▶ _EXERCISE DIRECTIONS_:
The response must reproduce exactly every line of the material below holding the word "sources".

▶ _RECORDS FOR THE TASK_:
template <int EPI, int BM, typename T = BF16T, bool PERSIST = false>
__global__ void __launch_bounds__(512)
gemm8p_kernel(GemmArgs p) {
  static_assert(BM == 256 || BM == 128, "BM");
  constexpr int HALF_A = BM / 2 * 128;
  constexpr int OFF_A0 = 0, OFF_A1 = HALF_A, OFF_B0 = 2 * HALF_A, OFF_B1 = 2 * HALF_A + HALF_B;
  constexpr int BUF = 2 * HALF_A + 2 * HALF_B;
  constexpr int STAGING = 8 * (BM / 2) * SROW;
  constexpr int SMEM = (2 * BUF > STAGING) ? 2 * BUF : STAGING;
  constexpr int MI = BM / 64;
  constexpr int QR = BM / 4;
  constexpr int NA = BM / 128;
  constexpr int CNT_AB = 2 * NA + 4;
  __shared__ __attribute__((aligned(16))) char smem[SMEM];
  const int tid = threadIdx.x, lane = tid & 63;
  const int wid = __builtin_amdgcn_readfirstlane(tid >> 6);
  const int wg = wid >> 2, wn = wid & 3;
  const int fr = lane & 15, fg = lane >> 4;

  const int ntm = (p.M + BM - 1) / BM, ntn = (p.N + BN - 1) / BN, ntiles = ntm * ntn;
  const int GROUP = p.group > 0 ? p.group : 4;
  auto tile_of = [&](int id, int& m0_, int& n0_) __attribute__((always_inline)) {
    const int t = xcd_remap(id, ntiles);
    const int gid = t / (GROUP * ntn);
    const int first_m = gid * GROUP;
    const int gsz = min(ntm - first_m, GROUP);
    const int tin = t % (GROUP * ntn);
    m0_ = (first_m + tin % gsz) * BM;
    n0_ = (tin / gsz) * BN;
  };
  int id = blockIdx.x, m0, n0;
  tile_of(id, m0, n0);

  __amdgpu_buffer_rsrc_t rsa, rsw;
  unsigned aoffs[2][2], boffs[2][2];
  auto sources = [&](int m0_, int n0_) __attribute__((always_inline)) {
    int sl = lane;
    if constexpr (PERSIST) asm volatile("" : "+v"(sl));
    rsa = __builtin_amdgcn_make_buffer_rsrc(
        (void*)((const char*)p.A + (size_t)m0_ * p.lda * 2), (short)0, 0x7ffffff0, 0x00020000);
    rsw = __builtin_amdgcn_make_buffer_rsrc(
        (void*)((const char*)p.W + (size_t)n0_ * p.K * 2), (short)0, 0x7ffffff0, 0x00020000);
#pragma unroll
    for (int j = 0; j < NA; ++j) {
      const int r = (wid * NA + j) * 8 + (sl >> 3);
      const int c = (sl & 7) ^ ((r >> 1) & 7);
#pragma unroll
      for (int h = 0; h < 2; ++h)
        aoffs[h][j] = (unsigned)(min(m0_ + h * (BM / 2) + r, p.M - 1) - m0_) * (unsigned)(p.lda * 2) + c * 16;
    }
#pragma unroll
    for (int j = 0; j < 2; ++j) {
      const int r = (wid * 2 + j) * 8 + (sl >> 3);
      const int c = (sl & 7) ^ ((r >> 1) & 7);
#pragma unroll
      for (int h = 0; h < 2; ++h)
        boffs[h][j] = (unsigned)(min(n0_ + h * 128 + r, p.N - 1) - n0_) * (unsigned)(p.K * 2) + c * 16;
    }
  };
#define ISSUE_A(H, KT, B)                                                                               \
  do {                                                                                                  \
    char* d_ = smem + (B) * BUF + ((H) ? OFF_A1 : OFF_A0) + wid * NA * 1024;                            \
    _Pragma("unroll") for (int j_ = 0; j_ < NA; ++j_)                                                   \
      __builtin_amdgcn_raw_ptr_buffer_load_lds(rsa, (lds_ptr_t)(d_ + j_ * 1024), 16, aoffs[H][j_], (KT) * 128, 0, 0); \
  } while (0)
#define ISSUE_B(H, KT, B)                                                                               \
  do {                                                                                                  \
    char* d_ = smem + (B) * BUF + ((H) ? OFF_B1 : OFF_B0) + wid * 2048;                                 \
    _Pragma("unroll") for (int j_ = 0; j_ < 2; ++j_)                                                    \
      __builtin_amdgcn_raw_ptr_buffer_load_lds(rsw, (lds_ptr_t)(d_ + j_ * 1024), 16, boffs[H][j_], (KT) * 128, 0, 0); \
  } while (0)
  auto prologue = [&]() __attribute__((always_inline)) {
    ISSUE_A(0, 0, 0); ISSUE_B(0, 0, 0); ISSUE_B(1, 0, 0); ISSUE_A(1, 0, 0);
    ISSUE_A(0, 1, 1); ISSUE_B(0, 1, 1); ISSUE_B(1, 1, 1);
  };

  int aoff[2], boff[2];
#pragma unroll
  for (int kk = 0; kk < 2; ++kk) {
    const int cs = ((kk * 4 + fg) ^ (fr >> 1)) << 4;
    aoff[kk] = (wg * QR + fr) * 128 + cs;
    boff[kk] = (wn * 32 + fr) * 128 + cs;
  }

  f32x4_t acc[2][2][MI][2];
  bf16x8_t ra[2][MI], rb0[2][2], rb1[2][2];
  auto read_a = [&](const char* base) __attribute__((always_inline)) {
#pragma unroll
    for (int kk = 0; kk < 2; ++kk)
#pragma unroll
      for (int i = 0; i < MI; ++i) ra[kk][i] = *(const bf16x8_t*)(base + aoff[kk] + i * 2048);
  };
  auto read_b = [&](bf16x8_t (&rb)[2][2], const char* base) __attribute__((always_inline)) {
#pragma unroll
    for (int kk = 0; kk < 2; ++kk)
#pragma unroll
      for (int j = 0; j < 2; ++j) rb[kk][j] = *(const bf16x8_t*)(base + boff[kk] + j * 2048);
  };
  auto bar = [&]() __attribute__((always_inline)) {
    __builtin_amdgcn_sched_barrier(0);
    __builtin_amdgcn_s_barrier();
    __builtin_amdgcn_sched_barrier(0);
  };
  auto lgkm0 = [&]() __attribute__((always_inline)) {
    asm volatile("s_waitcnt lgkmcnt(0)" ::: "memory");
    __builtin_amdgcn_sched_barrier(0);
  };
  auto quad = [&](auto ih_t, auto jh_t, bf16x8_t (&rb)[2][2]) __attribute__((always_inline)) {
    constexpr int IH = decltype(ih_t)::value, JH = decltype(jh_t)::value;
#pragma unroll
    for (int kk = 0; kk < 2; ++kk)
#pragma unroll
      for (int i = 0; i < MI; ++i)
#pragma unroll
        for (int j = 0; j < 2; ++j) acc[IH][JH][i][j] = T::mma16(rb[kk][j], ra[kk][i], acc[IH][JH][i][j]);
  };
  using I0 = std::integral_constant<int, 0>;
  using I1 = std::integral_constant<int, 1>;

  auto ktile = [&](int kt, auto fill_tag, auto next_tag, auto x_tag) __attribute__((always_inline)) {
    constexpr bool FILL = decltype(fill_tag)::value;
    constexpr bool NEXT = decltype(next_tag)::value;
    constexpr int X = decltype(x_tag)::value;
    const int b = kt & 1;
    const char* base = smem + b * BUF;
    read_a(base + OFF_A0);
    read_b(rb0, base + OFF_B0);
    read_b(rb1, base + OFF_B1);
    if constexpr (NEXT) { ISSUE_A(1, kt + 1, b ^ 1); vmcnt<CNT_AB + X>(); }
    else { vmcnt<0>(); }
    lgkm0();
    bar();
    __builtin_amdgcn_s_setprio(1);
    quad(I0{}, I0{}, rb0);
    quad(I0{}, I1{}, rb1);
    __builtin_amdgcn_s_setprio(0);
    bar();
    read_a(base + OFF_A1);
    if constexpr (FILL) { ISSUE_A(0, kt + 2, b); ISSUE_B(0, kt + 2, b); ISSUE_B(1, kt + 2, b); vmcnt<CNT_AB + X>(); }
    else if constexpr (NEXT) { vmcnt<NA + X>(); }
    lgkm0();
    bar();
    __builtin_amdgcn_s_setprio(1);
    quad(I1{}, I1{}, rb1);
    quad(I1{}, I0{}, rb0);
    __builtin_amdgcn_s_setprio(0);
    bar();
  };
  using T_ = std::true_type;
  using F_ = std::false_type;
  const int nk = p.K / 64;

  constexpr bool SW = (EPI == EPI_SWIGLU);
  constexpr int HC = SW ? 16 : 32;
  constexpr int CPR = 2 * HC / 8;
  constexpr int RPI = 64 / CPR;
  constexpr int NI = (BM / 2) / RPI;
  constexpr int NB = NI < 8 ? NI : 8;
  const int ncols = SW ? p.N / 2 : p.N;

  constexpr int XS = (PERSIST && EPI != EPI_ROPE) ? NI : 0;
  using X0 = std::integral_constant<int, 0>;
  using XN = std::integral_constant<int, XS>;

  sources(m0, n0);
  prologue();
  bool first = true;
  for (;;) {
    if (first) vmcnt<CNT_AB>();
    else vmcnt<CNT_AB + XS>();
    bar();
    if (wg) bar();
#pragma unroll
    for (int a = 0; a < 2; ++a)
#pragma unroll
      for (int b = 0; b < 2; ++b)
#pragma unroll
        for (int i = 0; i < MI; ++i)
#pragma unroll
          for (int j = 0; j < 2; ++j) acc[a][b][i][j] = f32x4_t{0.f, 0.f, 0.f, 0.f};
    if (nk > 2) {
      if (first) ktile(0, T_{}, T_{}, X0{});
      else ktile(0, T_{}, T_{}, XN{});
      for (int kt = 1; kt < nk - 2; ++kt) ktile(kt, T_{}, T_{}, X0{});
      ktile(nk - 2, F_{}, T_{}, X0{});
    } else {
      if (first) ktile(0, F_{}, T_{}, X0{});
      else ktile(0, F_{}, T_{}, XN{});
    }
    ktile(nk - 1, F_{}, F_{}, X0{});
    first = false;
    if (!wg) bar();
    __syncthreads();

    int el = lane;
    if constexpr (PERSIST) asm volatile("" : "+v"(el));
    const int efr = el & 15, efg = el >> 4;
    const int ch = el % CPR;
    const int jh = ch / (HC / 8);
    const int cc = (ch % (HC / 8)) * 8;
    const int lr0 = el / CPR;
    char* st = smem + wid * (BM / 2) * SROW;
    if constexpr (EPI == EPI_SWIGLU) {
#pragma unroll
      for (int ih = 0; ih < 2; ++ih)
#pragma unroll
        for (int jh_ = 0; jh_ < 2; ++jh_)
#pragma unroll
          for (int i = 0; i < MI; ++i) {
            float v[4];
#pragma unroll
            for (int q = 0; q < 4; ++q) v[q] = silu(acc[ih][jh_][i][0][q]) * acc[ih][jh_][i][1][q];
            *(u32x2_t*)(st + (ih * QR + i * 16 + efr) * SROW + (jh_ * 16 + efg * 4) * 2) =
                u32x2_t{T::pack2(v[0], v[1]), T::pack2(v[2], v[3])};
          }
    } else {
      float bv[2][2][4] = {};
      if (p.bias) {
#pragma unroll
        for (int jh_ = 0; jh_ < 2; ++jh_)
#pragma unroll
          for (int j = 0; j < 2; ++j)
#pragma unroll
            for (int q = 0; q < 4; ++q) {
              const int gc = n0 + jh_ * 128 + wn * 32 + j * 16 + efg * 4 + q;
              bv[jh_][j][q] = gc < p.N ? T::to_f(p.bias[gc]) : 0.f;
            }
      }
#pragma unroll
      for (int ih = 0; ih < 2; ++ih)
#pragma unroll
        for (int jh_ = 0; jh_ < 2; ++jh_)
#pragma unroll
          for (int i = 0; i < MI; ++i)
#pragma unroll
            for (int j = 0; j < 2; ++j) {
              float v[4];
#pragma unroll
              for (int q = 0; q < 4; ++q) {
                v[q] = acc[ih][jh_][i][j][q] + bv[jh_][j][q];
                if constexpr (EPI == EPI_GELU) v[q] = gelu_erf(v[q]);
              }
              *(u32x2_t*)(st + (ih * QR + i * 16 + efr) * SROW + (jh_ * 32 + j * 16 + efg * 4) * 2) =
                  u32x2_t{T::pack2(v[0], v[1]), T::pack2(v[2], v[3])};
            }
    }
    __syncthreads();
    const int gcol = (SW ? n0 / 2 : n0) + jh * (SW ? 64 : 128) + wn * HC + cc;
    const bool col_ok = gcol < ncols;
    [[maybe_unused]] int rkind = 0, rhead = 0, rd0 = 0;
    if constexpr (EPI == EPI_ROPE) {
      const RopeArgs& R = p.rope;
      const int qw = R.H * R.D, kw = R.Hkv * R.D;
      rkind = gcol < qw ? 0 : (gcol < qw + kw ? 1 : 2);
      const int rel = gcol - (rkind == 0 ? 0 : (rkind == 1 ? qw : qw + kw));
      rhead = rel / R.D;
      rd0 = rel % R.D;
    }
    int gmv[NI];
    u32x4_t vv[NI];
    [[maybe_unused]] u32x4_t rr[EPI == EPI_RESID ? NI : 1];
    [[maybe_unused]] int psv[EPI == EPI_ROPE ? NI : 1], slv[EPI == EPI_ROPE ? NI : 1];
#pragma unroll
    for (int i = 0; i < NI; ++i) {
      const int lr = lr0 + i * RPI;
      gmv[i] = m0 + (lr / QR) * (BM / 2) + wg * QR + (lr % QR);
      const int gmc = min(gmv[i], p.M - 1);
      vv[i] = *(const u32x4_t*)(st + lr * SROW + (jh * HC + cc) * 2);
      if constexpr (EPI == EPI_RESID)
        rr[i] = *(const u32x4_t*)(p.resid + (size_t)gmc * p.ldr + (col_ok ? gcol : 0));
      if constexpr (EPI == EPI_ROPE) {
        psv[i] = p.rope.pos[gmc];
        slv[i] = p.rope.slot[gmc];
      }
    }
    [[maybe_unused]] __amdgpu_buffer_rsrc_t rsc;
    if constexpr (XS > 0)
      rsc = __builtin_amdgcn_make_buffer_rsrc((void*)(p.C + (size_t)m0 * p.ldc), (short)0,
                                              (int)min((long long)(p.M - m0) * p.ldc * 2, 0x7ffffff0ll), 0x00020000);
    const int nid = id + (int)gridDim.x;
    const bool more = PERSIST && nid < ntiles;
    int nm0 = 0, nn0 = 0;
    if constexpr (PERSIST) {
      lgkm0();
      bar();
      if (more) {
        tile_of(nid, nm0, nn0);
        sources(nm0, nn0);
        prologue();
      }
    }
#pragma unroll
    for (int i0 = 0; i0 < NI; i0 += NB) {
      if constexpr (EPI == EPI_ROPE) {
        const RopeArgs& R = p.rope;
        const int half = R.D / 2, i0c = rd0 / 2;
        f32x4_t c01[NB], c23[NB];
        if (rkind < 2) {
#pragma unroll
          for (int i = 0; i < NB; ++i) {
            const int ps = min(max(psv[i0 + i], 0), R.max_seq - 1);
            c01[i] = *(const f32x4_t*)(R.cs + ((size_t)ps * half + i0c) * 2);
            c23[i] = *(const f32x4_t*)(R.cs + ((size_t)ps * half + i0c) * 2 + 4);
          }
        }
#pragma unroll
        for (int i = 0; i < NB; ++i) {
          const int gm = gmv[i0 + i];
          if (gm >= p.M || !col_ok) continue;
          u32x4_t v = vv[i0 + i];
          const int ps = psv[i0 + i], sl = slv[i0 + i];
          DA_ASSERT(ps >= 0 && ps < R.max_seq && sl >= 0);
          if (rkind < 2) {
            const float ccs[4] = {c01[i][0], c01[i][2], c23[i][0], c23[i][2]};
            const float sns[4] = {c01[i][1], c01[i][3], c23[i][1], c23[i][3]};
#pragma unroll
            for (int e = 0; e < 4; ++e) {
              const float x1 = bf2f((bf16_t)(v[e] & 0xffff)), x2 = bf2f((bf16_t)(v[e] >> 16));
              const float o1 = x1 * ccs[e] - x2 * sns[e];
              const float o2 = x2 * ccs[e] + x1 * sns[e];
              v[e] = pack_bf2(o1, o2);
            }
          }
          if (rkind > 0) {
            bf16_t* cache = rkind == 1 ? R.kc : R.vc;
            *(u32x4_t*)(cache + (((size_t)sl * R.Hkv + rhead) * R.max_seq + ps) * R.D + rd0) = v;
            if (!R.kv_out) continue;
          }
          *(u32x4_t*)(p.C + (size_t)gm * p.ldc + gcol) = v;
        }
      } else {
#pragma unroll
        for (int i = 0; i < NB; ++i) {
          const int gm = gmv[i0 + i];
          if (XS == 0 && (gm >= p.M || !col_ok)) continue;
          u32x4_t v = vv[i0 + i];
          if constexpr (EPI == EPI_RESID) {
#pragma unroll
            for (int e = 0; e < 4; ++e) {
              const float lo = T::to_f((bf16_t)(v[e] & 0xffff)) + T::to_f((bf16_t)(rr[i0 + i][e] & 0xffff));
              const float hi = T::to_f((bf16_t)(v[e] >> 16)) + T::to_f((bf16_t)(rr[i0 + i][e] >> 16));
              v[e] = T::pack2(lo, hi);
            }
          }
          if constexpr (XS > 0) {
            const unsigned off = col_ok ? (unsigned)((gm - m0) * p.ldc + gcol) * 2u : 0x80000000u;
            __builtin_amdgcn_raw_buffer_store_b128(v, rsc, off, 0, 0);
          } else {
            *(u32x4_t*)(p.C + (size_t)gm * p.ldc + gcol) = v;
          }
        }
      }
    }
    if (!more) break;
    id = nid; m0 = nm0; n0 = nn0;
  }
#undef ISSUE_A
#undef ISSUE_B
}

...

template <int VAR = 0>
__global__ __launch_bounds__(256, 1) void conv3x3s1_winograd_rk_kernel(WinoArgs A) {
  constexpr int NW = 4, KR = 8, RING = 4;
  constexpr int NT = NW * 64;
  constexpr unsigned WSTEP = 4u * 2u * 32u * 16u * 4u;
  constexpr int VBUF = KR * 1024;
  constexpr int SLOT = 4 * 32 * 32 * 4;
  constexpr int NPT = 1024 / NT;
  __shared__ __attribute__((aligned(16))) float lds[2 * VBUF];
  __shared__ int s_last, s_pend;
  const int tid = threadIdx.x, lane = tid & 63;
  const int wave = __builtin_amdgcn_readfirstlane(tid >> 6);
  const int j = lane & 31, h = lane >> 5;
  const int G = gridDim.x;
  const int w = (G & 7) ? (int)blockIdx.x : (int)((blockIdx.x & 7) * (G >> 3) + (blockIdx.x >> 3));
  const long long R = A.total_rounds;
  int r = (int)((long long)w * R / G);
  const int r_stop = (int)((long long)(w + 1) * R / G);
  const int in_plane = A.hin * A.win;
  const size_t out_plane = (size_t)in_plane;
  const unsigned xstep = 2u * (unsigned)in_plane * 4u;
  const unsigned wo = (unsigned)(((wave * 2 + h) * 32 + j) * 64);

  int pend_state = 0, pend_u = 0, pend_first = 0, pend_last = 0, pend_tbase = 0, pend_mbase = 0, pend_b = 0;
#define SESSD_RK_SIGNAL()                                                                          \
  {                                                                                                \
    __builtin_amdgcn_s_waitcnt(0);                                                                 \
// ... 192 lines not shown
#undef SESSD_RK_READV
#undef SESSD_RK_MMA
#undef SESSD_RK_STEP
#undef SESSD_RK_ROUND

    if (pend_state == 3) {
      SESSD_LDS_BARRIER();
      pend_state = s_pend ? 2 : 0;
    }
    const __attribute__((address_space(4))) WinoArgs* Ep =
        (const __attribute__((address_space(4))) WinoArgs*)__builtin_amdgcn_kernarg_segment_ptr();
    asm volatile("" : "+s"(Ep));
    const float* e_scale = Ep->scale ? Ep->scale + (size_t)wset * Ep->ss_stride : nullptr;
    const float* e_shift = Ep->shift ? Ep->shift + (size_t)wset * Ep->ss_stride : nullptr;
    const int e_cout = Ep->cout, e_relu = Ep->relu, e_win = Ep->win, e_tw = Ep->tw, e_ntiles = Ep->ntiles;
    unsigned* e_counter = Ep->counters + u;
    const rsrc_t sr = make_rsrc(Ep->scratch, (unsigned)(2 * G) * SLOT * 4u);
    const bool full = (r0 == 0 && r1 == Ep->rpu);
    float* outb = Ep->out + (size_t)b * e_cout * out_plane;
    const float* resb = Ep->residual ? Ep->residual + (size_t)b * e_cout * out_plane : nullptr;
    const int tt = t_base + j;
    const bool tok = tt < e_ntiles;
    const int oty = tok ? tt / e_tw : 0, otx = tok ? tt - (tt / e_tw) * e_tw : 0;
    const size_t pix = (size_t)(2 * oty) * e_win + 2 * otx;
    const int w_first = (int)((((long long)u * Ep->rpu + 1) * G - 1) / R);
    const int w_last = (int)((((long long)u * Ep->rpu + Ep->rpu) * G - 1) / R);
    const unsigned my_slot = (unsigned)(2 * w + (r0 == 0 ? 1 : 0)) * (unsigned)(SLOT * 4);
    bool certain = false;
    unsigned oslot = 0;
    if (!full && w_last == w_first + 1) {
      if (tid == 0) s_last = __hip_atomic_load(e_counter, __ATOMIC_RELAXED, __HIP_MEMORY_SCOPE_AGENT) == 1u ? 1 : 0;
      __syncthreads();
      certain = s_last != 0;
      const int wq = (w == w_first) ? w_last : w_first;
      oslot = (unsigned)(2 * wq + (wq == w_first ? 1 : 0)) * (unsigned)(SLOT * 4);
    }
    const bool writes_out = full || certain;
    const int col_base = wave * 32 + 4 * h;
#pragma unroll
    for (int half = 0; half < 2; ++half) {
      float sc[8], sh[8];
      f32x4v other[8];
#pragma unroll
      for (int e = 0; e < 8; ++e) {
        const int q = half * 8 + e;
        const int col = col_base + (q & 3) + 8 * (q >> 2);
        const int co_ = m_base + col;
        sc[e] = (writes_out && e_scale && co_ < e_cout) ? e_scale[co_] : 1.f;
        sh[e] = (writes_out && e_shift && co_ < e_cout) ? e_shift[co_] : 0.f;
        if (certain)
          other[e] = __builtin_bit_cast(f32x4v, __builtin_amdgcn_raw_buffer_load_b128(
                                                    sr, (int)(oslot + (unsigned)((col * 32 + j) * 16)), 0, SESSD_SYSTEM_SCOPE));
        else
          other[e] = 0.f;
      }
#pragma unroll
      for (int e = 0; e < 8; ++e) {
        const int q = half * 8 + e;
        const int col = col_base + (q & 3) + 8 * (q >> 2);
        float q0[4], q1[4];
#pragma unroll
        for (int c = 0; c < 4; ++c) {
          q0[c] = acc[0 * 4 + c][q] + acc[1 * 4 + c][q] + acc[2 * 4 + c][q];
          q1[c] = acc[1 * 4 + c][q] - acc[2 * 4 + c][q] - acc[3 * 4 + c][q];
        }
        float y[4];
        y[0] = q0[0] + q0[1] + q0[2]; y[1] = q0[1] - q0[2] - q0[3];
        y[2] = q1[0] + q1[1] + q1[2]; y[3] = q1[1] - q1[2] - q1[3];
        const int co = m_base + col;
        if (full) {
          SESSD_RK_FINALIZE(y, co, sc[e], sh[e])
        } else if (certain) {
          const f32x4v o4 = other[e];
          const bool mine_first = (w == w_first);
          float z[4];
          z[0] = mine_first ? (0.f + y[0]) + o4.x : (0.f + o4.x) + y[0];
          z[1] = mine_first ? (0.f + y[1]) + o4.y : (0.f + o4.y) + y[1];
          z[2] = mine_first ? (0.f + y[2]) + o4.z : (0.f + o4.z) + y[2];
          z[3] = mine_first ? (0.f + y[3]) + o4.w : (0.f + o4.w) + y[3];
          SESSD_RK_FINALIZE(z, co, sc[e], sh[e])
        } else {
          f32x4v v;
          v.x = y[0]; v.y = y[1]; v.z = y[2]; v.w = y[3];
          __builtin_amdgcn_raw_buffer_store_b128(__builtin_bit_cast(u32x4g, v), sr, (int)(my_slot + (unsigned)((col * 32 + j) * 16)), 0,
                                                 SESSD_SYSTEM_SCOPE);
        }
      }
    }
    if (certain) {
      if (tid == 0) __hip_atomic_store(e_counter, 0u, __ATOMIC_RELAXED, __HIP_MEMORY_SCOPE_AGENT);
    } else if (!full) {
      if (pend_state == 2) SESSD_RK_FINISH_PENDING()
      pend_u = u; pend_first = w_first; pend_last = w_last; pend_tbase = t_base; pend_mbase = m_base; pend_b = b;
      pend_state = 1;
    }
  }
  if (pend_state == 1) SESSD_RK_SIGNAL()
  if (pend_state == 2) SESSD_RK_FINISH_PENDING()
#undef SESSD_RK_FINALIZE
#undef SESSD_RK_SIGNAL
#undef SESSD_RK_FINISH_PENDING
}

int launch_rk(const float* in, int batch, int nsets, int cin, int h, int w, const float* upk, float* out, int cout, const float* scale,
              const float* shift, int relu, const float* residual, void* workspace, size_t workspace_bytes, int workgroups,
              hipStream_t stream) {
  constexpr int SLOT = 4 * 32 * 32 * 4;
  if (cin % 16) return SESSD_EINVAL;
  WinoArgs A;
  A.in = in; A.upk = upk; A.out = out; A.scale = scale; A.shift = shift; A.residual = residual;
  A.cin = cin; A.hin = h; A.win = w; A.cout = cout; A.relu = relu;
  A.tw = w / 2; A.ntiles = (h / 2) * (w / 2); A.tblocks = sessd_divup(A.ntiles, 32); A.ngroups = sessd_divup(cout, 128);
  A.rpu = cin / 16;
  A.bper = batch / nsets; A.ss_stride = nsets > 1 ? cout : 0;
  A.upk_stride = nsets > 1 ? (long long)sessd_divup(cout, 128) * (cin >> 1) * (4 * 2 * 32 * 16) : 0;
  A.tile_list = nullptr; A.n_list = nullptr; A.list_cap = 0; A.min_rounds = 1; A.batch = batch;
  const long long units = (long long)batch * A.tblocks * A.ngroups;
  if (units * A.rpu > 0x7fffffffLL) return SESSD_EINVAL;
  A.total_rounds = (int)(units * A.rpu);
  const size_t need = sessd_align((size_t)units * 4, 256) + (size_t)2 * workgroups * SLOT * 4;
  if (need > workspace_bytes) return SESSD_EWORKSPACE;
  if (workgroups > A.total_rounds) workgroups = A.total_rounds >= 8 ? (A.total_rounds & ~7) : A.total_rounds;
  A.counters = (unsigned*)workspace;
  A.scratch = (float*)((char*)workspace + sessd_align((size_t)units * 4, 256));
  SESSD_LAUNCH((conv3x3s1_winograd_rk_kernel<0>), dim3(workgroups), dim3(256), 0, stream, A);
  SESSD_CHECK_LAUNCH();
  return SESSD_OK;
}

▶ _RESPONSE FOR THIS EXERCISE_:
  auto sources = [&](int m0_, int n0_) __attribute__((always_inline)) {
  sources(m0, n0);
        sources(nm0, nn0);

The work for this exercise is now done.